Segment Start: Records supplied

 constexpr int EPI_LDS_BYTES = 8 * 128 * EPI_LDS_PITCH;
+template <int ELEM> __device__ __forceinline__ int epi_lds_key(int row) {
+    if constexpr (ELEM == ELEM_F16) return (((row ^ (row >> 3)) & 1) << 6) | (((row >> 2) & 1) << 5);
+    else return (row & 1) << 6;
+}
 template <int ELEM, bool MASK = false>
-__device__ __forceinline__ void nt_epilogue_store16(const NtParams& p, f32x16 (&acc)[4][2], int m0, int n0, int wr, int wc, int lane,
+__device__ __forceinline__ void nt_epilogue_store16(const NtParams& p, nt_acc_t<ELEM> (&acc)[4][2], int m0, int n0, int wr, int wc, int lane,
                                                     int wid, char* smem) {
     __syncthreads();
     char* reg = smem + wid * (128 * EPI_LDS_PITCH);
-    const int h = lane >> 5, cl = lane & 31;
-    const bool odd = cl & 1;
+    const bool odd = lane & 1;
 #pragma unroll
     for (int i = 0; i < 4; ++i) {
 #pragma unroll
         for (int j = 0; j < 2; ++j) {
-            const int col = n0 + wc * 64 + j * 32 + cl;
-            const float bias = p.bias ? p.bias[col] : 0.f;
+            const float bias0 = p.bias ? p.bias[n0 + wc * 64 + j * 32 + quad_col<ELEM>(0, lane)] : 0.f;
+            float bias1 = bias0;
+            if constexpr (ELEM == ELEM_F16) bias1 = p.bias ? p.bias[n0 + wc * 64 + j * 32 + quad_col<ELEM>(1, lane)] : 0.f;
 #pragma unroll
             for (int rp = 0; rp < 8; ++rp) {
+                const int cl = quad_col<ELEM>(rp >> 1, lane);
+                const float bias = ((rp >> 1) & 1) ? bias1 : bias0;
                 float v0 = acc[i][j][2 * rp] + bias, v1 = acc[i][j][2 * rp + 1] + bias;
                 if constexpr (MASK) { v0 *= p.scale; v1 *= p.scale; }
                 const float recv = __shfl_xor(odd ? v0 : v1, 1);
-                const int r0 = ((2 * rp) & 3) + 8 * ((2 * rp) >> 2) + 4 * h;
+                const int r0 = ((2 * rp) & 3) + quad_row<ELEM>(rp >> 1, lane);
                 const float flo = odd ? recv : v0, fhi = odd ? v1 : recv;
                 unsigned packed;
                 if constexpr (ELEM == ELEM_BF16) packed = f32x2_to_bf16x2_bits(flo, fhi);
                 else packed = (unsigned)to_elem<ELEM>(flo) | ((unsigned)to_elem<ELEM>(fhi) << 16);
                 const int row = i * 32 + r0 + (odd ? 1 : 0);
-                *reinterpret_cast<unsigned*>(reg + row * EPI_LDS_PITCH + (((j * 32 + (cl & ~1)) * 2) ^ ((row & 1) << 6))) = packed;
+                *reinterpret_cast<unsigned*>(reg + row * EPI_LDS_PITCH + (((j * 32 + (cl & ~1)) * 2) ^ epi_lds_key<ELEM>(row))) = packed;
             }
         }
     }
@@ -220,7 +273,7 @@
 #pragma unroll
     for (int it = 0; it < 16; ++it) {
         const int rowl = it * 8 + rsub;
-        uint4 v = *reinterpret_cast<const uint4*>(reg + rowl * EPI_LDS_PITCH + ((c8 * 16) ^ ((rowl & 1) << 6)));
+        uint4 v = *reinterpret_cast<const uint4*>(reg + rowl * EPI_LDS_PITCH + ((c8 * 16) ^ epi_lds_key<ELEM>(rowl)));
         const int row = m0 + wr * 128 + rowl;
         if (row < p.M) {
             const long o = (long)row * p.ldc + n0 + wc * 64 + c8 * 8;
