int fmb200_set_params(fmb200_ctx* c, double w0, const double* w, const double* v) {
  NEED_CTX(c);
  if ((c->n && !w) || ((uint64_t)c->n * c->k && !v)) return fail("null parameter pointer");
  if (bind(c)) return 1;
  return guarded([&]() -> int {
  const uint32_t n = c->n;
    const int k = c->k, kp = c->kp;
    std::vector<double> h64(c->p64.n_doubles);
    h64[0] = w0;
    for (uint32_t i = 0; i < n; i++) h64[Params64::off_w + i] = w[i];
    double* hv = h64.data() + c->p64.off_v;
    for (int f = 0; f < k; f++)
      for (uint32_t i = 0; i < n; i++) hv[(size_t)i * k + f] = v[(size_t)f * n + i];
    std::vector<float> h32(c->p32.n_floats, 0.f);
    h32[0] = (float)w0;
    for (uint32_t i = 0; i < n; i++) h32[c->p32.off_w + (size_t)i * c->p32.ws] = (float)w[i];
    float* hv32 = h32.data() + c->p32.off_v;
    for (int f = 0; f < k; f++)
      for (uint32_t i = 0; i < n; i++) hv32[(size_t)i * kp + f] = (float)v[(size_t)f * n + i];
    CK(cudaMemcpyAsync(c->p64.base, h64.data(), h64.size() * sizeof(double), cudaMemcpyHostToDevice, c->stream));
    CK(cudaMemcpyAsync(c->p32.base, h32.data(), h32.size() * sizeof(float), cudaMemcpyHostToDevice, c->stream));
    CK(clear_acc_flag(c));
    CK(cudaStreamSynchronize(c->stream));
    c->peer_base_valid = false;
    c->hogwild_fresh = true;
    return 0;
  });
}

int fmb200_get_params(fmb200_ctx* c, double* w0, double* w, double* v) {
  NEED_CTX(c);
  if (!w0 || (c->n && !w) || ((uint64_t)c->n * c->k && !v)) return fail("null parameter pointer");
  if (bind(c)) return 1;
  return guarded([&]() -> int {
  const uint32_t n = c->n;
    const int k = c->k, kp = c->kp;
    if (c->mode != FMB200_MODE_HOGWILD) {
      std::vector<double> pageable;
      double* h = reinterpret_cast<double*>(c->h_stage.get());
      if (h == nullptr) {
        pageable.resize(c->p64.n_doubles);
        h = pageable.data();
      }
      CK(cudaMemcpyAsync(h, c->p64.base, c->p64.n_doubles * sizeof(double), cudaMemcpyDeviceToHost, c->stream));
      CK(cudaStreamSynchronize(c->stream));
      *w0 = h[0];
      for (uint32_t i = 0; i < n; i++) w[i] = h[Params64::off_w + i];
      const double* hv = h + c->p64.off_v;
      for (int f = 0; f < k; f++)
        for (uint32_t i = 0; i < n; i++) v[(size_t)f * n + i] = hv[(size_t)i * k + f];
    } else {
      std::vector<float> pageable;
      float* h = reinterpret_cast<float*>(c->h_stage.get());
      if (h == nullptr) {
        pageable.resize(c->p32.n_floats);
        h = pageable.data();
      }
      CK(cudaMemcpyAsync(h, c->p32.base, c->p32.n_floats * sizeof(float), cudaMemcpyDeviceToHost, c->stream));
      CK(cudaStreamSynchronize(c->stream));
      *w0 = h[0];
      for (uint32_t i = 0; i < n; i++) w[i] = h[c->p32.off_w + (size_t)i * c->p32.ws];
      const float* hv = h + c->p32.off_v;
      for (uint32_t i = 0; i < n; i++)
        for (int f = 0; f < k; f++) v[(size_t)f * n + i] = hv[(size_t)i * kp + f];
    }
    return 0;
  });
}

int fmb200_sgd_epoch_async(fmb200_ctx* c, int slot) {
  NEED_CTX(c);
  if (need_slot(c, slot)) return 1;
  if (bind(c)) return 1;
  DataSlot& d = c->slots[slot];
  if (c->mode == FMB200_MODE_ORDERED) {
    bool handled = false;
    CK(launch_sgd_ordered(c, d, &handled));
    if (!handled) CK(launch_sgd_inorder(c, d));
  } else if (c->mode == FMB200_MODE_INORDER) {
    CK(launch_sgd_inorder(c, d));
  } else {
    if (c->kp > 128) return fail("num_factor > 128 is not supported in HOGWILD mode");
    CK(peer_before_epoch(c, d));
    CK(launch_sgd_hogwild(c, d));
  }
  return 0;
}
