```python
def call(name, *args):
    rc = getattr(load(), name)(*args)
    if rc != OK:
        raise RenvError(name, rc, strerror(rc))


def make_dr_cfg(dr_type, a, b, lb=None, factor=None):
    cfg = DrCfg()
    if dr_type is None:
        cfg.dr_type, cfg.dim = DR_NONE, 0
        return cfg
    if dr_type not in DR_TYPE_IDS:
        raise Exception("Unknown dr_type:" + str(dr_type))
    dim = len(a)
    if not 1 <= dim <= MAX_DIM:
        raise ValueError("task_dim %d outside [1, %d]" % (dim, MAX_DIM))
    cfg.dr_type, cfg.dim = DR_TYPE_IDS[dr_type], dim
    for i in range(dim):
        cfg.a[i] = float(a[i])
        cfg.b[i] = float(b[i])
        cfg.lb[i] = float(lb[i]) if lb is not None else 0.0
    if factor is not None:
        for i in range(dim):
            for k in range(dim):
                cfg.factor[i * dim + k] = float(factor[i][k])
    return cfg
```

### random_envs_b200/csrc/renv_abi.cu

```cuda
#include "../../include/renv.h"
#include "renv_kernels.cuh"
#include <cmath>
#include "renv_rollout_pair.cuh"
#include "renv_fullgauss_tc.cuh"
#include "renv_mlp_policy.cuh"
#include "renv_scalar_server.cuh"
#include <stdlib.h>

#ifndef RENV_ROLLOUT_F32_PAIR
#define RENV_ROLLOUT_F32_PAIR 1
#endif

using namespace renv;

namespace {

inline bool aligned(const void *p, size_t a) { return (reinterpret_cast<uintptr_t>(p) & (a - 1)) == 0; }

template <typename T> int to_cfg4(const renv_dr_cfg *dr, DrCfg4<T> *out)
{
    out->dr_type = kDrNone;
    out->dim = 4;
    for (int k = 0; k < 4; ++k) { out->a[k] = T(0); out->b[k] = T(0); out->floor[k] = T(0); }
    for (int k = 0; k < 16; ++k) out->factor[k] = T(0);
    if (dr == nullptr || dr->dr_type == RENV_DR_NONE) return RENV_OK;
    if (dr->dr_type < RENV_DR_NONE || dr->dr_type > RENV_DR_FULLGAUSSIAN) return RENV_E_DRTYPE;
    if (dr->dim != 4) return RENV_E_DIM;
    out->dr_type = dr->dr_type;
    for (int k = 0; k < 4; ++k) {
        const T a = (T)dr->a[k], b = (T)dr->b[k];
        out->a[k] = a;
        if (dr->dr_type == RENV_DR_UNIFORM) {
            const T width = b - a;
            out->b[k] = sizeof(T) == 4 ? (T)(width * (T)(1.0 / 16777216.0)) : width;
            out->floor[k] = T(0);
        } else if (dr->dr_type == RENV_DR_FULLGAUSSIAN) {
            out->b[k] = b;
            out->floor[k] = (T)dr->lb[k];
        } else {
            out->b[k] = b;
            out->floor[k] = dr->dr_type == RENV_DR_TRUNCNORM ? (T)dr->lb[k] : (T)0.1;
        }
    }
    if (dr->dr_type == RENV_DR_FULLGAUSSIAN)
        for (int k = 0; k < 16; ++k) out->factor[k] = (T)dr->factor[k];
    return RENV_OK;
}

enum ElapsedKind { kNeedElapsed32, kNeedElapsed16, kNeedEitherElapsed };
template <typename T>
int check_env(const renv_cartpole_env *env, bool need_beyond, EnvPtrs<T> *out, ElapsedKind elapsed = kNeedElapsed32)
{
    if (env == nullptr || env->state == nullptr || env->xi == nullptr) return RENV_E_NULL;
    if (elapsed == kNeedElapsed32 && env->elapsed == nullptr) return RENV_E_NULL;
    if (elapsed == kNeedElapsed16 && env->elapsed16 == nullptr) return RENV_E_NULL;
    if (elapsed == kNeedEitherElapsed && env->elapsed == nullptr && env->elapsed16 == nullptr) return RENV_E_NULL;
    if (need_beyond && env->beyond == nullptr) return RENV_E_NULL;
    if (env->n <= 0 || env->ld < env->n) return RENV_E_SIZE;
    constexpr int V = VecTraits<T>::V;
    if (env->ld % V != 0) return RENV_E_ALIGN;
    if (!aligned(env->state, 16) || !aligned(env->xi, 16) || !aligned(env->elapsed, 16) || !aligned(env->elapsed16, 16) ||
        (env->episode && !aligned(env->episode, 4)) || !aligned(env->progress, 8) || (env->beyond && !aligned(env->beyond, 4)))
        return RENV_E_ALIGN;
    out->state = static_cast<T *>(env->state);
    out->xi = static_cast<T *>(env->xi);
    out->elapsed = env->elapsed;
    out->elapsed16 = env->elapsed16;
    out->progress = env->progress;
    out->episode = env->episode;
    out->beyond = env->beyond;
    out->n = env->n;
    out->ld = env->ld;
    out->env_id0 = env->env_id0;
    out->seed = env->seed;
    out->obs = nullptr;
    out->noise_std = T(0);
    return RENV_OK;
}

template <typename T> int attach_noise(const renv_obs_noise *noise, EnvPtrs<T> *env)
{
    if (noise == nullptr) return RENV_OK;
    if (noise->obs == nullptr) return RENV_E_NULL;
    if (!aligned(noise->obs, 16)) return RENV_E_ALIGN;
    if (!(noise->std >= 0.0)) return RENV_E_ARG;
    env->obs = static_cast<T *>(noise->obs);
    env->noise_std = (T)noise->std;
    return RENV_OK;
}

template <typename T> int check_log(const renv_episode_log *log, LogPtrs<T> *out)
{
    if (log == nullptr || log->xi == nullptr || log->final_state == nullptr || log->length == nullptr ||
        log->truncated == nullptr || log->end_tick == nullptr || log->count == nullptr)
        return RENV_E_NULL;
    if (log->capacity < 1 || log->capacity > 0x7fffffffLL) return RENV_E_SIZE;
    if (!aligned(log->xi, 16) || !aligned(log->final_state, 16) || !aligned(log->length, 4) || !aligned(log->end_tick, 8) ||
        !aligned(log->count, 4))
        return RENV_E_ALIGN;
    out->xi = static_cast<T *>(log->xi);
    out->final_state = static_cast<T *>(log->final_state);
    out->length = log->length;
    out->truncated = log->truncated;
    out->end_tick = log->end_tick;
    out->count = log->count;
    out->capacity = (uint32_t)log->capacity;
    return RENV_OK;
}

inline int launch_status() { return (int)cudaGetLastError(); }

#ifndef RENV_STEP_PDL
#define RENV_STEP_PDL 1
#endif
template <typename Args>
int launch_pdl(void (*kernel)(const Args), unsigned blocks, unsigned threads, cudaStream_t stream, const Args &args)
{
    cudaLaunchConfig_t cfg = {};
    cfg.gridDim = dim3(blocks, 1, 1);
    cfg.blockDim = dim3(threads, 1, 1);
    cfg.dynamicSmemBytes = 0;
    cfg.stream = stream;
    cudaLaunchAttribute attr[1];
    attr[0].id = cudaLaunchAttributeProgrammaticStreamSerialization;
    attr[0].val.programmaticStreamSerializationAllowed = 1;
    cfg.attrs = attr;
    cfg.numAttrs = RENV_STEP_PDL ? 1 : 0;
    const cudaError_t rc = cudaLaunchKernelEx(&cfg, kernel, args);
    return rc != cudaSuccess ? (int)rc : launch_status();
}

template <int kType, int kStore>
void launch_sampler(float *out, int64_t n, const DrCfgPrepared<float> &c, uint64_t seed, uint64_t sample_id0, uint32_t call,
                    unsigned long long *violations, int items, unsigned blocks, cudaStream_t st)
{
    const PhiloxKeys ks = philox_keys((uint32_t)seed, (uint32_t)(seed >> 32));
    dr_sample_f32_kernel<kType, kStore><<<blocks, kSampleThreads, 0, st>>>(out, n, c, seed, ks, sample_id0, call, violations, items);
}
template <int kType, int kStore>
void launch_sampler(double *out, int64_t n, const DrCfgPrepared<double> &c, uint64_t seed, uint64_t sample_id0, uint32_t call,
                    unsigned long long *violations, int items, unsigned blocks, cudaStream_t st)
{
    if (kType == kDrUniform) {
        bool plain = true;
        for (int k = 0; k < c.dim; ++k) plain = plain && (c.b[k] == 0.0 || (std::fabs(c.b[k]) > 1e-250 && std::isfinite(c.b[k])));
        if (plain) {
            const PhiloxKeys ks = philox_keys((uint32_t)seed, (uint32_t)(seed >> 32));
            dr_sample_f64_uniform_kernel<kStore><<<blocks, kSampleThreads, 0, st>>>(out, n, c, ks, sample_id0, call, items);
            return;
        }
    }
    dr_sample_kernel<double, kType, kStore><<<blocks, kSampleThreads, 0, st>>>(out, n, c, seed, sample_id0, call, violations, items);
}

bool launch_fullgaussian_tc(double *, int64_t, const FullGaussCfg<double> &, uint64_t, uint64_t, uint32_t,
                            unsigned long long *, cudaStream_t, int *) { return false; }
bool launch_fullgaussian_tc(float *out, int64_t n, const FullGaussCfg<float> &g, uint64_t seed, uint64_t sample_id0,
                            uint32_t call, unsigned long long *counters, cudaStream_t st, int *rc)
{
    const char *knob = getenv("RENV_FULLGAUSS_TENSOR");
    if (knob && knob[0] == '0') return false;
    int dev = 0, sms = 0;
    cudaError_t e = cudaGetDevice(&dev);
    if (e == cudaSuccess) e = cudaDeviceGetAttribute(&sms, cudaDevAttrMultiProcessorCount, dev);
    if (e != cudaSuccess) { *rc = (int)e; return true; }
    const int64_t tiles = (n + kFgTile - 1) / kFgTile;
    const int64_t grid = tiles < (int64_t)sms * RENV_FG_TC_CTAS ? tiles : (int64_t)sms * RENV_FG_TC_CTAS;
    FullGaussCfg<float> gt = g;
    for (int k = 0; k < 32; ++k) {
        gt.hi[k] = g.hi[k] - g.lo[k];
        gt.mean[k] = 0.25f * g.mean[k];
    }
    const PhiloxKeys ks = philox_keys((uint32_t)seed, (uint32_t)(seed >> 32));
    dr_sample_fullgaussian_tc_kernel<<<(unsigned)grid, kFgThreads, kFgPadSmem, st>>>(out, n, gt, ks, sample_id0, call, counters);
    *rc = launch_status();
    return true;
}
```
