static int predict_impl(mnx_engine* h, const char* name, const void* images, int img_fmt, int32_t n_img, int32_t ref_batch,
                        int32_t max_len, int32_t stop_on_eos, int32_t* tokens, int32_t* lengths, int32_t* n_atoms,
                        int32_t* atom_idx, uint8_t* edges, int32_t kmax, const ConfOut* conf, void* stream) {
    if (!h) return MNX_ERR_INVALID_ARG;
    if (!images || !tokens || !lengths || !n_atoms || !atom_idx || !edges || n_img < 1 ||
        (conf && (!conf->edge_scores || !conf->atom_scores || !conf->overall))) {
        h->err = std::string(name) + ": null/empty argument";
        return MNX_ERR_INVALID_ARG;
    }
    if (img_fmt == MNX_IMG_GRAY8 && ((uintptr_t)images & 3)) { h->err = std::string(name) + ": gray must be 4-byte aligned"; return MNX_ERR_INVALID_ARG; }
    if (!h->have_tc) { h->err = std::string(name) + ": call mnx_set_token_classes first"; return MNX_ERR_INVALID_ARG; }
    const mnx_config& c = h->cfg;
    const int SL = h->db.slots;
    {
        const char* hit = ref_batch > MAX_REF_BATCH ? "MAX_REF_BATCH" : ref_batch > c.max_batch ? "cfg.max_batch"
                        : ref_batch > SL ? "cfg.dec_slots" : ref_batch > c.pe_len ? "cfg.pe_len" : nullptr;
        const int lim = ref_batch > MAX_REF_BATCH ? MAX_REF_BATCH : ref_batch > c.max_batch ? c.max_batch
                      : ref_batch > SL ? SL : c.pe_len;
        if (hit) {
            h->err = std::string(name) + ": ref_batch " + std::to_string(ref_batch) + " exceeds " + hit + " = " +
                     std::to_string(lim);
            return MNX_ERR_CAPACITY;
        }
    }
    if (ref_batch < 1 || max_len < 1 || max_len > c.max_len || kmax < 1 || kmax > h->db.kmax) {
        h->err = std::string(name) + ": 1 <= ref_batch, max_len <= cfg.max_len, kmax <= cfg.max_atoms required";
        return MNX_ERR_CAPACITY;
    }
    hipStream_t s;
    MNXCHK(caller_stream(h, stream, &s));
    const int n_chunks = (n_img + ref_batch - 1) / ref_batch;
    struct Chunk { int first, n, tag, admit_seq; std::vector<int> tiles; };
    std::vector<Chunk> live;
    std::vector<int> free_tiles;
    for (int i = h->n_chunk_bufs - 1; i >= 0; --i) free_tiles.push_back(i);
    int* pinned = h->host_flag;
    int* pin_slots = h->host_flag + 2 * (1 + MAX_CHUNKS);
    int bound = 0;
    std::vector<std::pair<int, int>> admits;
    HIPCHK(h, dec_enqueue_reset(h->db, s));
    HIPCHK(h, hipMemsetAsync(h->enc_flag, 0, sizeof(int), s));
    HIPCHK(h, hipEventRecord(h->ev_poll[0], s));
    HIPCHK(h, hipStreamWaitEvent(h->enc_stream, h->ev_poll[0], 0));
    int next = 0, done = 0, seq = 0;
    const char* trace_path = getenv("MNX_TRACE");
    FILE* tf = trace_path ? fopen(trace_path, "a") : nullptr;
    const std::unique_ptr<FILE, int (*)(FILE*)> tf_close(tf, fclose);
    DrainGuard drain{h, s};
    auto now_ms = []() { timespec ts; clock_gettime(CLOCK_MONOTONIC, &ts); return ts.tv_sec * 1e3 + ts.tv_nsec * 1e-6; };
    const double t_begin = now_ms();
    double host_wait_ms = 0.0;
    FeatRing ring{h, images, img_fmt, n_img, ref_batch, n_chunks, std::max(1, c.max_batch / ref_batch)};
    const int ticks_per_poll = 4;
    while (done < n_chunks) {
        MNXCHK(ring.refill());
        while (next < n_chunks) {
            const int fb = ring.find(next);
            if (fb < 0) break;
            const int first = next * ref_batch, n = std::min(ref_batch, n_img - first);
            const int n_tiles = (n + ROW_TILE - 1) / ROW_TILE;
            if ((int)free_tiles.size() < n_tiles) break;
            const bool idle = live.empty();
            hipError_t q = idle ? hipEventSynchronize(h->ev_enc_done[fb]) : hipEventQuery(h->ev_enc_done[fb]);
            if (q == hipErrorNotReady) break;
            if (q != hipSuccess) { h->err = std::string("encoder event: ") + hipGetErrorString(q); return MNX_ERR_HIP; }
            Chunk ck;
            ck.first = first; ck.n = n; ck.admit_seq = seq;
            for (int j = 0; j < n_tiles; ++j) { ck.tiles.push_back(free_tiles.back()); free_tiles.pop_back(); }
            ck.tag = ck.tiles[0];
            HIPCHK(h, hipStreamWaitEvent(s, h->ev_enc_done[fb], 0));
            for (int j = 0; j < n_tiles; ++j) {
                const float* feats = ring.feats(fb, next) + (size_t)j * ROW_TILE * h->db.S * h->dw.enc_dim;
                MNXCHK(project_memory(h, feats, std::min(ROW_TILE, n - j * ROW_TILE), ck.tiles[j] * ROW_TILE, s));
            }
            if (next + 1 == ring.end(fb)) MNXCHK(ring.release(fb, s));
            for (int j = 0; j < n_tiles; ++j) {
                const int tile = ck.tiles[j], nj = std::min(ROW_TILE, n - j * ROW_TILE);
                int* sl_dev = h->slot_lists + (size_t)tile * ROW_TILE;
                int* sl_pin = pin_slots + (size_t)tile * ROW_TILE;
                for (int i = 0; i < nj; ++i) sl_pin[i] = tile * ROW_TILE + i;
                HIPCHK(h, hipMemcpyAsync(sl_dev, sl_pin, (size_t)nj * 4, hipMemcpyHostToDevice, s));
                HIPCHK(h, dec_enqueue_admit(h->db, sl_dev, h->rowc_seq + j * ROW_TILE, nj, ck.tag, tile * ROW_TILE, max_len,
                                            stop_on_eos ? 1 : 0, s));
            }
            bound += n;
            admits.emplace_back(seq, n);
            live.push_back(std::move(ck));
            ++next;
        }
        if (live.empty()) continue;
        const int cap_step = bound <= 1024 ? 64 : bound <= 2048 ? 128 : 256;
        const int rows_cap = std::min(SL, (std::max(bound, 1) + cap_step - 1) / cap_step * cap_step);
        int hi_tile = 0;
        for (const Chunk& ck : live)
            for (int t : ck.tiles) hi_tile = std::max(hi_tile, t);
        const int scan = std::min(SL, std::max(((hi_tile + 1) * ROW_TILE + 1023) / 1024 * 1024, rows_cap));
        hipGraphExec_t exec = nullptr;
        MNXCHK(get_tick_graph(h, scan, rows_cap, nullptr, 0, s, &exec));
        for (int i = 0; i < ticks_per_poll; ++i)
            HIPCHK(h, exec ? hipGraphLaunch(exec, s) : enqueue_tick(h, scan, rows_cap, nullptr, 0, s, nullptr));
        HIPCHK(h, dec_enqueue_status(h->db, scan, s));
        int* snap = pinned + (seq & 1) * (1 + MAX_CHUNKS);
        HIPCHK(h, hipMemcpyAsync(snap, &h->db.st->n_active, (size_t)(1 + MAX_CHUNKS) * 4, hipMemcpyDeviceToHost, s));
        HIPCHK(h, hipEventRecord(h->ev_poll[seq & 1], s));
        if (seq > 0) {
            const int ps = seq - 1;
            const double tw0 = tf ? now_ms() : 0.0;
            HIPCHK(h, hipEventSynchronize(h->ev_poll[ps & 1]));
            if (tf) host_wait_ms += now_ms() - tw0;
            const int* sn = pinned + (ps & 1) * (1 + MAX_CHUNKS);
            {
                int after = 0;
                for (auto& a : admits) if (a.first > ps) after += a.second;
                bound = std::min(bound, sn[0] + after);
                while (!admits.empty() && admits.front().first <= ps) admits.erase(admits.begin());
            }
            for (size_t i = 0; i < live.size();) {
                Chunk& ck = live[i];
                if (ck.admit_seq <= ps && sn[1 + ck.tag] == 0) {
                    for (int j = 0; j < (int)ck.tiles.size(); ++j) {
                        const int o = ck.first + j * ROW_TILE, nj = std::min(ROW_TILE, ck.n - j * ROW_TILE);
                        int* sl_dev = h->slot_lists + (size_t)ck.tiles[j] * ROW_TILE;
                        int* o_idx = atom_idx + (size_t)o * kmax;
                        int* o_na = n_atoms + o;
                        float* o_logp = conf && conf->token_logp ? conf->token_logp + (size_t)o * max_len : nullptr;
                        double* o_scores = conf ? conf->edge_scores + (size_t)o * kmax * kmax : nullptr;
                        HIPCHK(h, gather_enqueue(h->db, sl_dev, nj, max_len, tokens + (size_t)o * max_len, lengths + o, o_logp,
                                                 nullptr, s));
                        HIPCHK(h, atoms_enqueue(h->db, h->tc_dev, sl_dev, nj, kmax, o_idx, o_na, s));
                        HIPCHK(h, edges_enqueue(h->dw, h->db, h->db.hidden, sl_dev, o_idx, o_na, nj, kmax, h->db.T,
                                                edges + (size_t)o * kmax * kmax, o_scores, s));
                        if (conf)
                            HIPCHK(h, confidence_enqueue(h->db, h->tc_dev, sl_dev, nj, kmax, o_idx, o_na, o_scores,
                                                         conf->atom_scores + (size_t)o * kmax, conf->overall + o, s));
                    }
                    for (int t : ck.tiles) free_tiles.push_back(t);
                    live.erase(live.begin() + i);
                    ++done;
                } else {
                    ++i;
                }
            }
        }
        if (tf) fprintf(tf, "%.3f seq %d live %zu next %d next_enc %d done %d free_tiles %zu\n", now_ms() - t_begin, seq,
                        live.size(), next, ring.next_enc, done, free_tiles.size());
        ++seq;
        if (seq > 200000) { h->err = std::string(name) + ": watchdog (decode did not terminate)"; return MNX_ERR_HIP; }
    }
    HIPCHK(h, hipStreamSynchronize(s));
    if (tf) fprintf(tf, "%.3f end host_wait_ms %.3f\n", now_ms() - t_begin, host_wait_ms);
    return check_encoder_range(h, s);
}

Segment End: Records supplied

◆ **Assignment**: How many lines in the records hold the string "truncated"? Reply with the number alone.

◆ **Exercise answer**: 2